### Assignment:
Of all the entries below, retype only the lines from the one with "const int hb = d.db != nullptr;" through the one with "case 10: asm", exactly as they appear.

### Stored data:
··········

template <int KB>
__device__ __forceinline__ void wgrad_thin_body(const bd_wgrad_desc& d, float* __restrict__ ws, float* wlds, int z) {
    typedef __attribute__((address_space(3))) void* lds_ptr_t;
    typedef const __attribute__((address_space(1))) void* glb_ptr_t;
    const int lane = threadIdx.x & 63;
    const int wave = __builtin_amdgcn_readfirstlane(threadIdx.x >> 6);
    const int hb = d.db != nullptr;
    const int Kext = d.K + hb;
    const int gh = d.g_gh, gw = d.g_gw, C = d.g_C, kk = d.g_nseg;
    const int roww = d.g_IW * C, band = kk * roww, drow = gw * 32;
    const int band_al = thin_band_floats(kk, roww);
    const int per_buf = band_al + kThinDpreFloats;
    float* mine = wlds + (size_t)wave * 2 * per_buf;
    for (int i = lane; i < 2 * per_buf; i += 64) mine[i] = 0.f;
    asm volatile("s_waitcnt lgkmcnt(0)" ::: "memory");
    const int imgs = d.M / (gh * gw), ipw = d.rows_per / (gh * gw);
    const int img0 = z * ipw, img1 = min(imgs, img0 + ipw);
    const int items = (img1 - img0) * gh;
    const int nband = cdiv(band, 256), ndrow = cdiv(drow, 256);
    auto issue = [&](int it, float* buf) {
        const int img = img0 + it / gh, y = it - (it / gh) * gh;
        const float* sb = d.act1 + ((size_t)img * d.g_IH + 2 * y) * roww;
        const float* sd = d.dpre + ((size_t)img * gh + y) * gw * 32;
        for (int ch = 0; ch < nband; ++ch)
            if (4 * lane + 256 * ch < band)
                __builtin_amdgcn_global_load_lds((glb_ptr_t)(sb + 4 * lane + 256 * ch), (lds_ptr_t)(buf + 256 * ch), 16, 0, 0);
        for (int ch = 0; ch < ndrow; ++ch)
            if (4 * lane + 256 * ch < drow)
                __builtin_amdgcn_global_load_lds((glb_ptr_t)(sd + 4 * lane + 256 * ch), (lds_ptr_t)(buf + band_al + 256 * ch), 16, 0, 0);
    };
    const int n_dma = nband + ndrow;
    auto wait_keep_newest = [&]() {
        switch (n_dma) {
            case 5: asm volatile("s_waitcnt vmcnt(5)" ::: "memory"); break;
            case 6: asm volatile("s_waitcnt vmcnt(6)" ::: "memory"); break;
            case 7: asm volatile("s_waitcnt vmcnt(7)" ::: "memory"); break;
            case 8: asm volatile("s_waitcnt vmcnt(8)" ::: "memory"); break;
            case 9: asm volatile("s_waitcnt vmcnt(9)" ::: "memory"); break;
            case 10: asm volatile("s_waitcnt vmcnt(10)" ::: "memory"); break;
            default: asm volatile("s_waitcnt vmcnt(0)" ::: "memory"); break;
        }
    };
    int boff[KB];
    bool bok[KB];
#pragma unroll
    for (int kb = 0; kb < KB; ++kb) {
        const int kidx = kb * 16 + (lane & 15);
        bok[kb] = kidx < d.K;
        const int ky = kidx / d.g_seglen;
        boff[kb] = bok[kb] ? ky * roww + (kidx - ky * d.g_seglen) : 0;
    }
    floatx4 acc[2][KB];
#pragma unroll
    for (int i = 0; i < 2; ++i)
#pragma unroll
        for (int j = 0; j < KB; ++j) acc[i][j] = floatx4{0.f, 0.f, 0.f, 0.f};
    float bsum[2] = {0.f, 0.f};
    const int q = lane >> 4, n = lane & 15;
    const int nsl = cdiv(gw, 4);
    int it = wave, b = 0;
    if (it < items) issue(it, mine);
    for (; it < items; it += 8, b ^= 1) {
        const bool more = it + 8 < items;
        if (more) {
            issue(it + 8, mine + (b ^ 1) * per_buf);
            wait_keep_newest();
        } else {
            asm volatile("s_waitcnt vmcnt(0)" ::: "memory");
        }
        const float* Bd = mine + b * per_buf;
        const float* Dp = Bd + band_al;
        for (int sl = 0; sl < nsl; ++sl) {
            const int x = 4 * sl + q;
            const float a0 = Dp[x * 32 + n], a1 = Dp[x * 32 + 16 + n];
            float bv[KB];
#pragma unroll
            for (int kb = 0; kb < KB; ++kb) bv[kb] = bok[kb] ? Bd[boff[kb] + 2 * x * C] : 0.f;
#pragma unroll
            for (int kb = 0; kb < KB; ++kb) {
                acc[0][kb] = mfma16(a0, bv[kb], acc[0][kb]);
                acc[1][kb] = mfma16(a1, bv[kb], acc[1][kb]);
            }
            bsum[0] += a0;
            bsum[1] += a1;
        }
        asm volatile("s_waitcnt lgkmcnt(0)" ::: "memory");
    }
    __syncthreads();
    floatx4* R4 = reinterpret_cast<floatx4*>(wlds);
    float* BS = wlds + (size_t)8 * 2 * KB * 256;
#pragma unroll
    for (int i = 0; i < 2; ++i) {
#pragma unroll
        for (int j = 0; j < KB; ++j) R4[((wave * 2 + i) * KB + j) * 64 + lane] = acc[i][j];
        BS[(wave * 2 + i) * 64 + lane] = bsum[i];
    }
    __syncthreads();
    float* slab = ws + d.ws_off + (size_t)z * d.N * Kext;
    for (int e = threadIdx.x; e < 2 * KB * 64; e += blockDim.x) {
        const int blk = e >> 6, l = e & 63;
        floatx4 s4 = floatx4{0.f, 0.f, 0.f, 0.f};
        for (int w = 0; w < 8; ++w) s4 += R4[(w * 2 * KB + blk) * 64 + l];
        const int i = blk / KB, j = blk - i * KB;
        const int k = j * 16 + (l & 15);
        if (k < d.K) {
#pragma unroll
            for (int r = 0; r < 4; ++r) slab[(size_t)(i * 16 + 4 * (l >> 4) + r) * Kext + k] = s4[r];
        }
    }
    if (hb && threadIdx.x < 32) {
        const int i = threadIdx.x >> 4, nn = threadIdx.x & 15;
        float t = 0.f;
        for (int w = 0; w < 8; ++w)
            for (int qq = 0; qq < 4; ++qq) t += BS[(w * 2 + i) * 64 + qq * 16 + nn];
        slab[(size_t)(i * 16 + nn) * Kext + d.K] = t;
    }
}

··········

### Final answer:
    const int hb = d.db != nullptr;
    const int Kext = d.K + hb;
    const int gh = d.g_gh, gw = d.g_gw, C = d.g_C, kk = d.g_nseg;
    const int roww = d.g_IW * C, band = kk * roww, drow = gw * 32;
    const int band_al = thin_band_floats(kk, roww);
    const int per_buf = band_al + kThinDpreFloats;
    float* mine = wlds + (size_t)wave * 2 * per_buf;
    for (int i = lane; i < 2 * per_buf; i += 64) mine[i] = 0.f;
    asm volatile("s_waitcnt lgkmcnt(0)" ::: "memory");
    const int imgs = d.M / (gh * gw), ipw = d.rows_per / (gh * gw);
    const int img0 = z * ipw, img1 = min(imgs, img0 + ipw);
    const int items = (img1 - img0) * gh;
    const int nband = cdiv(band, 256), ndrow = cdiv(drow, 256);
    auto issue = [&](int it, float* buf) {
        const int img = img0 + it / gh, y = it - (it / gh) * gh;
        const float* sb = d.act1 + ((size_t)img * d.g_IH + 2 * y) * roww;
        const float* sd = d.dpre + ((size_t)img * gh + y) * gw * 32;
        for (int ch = 0; ch < nband; ++ch)
            if (4 * lane + 256 * ch < band)
                __builtin_amdgcn_global_load_lds((glb_ptr_t)(sb + 4 * lane + 256 * ch), (lds_ptr_t)(buf + 256 * ch), 16, 0, 0);
        for (int ch = 0; ch < ndrow; ++ch)
            if (4 * lane + 256 * ch < drow)
                __builtin_amdgcn_global_load_lds((glb_ptr_t)(sd + 4 * lane + 256 * ch), (lds_ptr_t)(buf + band_al + 256 * ch), 16, 0, 0);
    };
    const int n_dma = nband + ndrow;
    auto wait_keep_newest = [&]() {
        switch (n_dma) {
            case 5: asm volatile("s_waitcnt vmcnt(5)" ::: "memory"); break;
            case 6: asm volatile("s_waitcnt vmcnt(6)" ::: "memory"); break;
            case 7: asm volatile("s_waitcnt vmcnt(7)" ::: "memory"); break;
            case 8: asm volatile("s_waitcnt vmcnt(8)" ::: "memory"); break;
            case 9: asm volatile("s_waitcnt vmcnt(9)" ::: "memory"); break;
            case 10: asm volatile("s_waitcnt vmcnt(10)" ::: "memory"); break;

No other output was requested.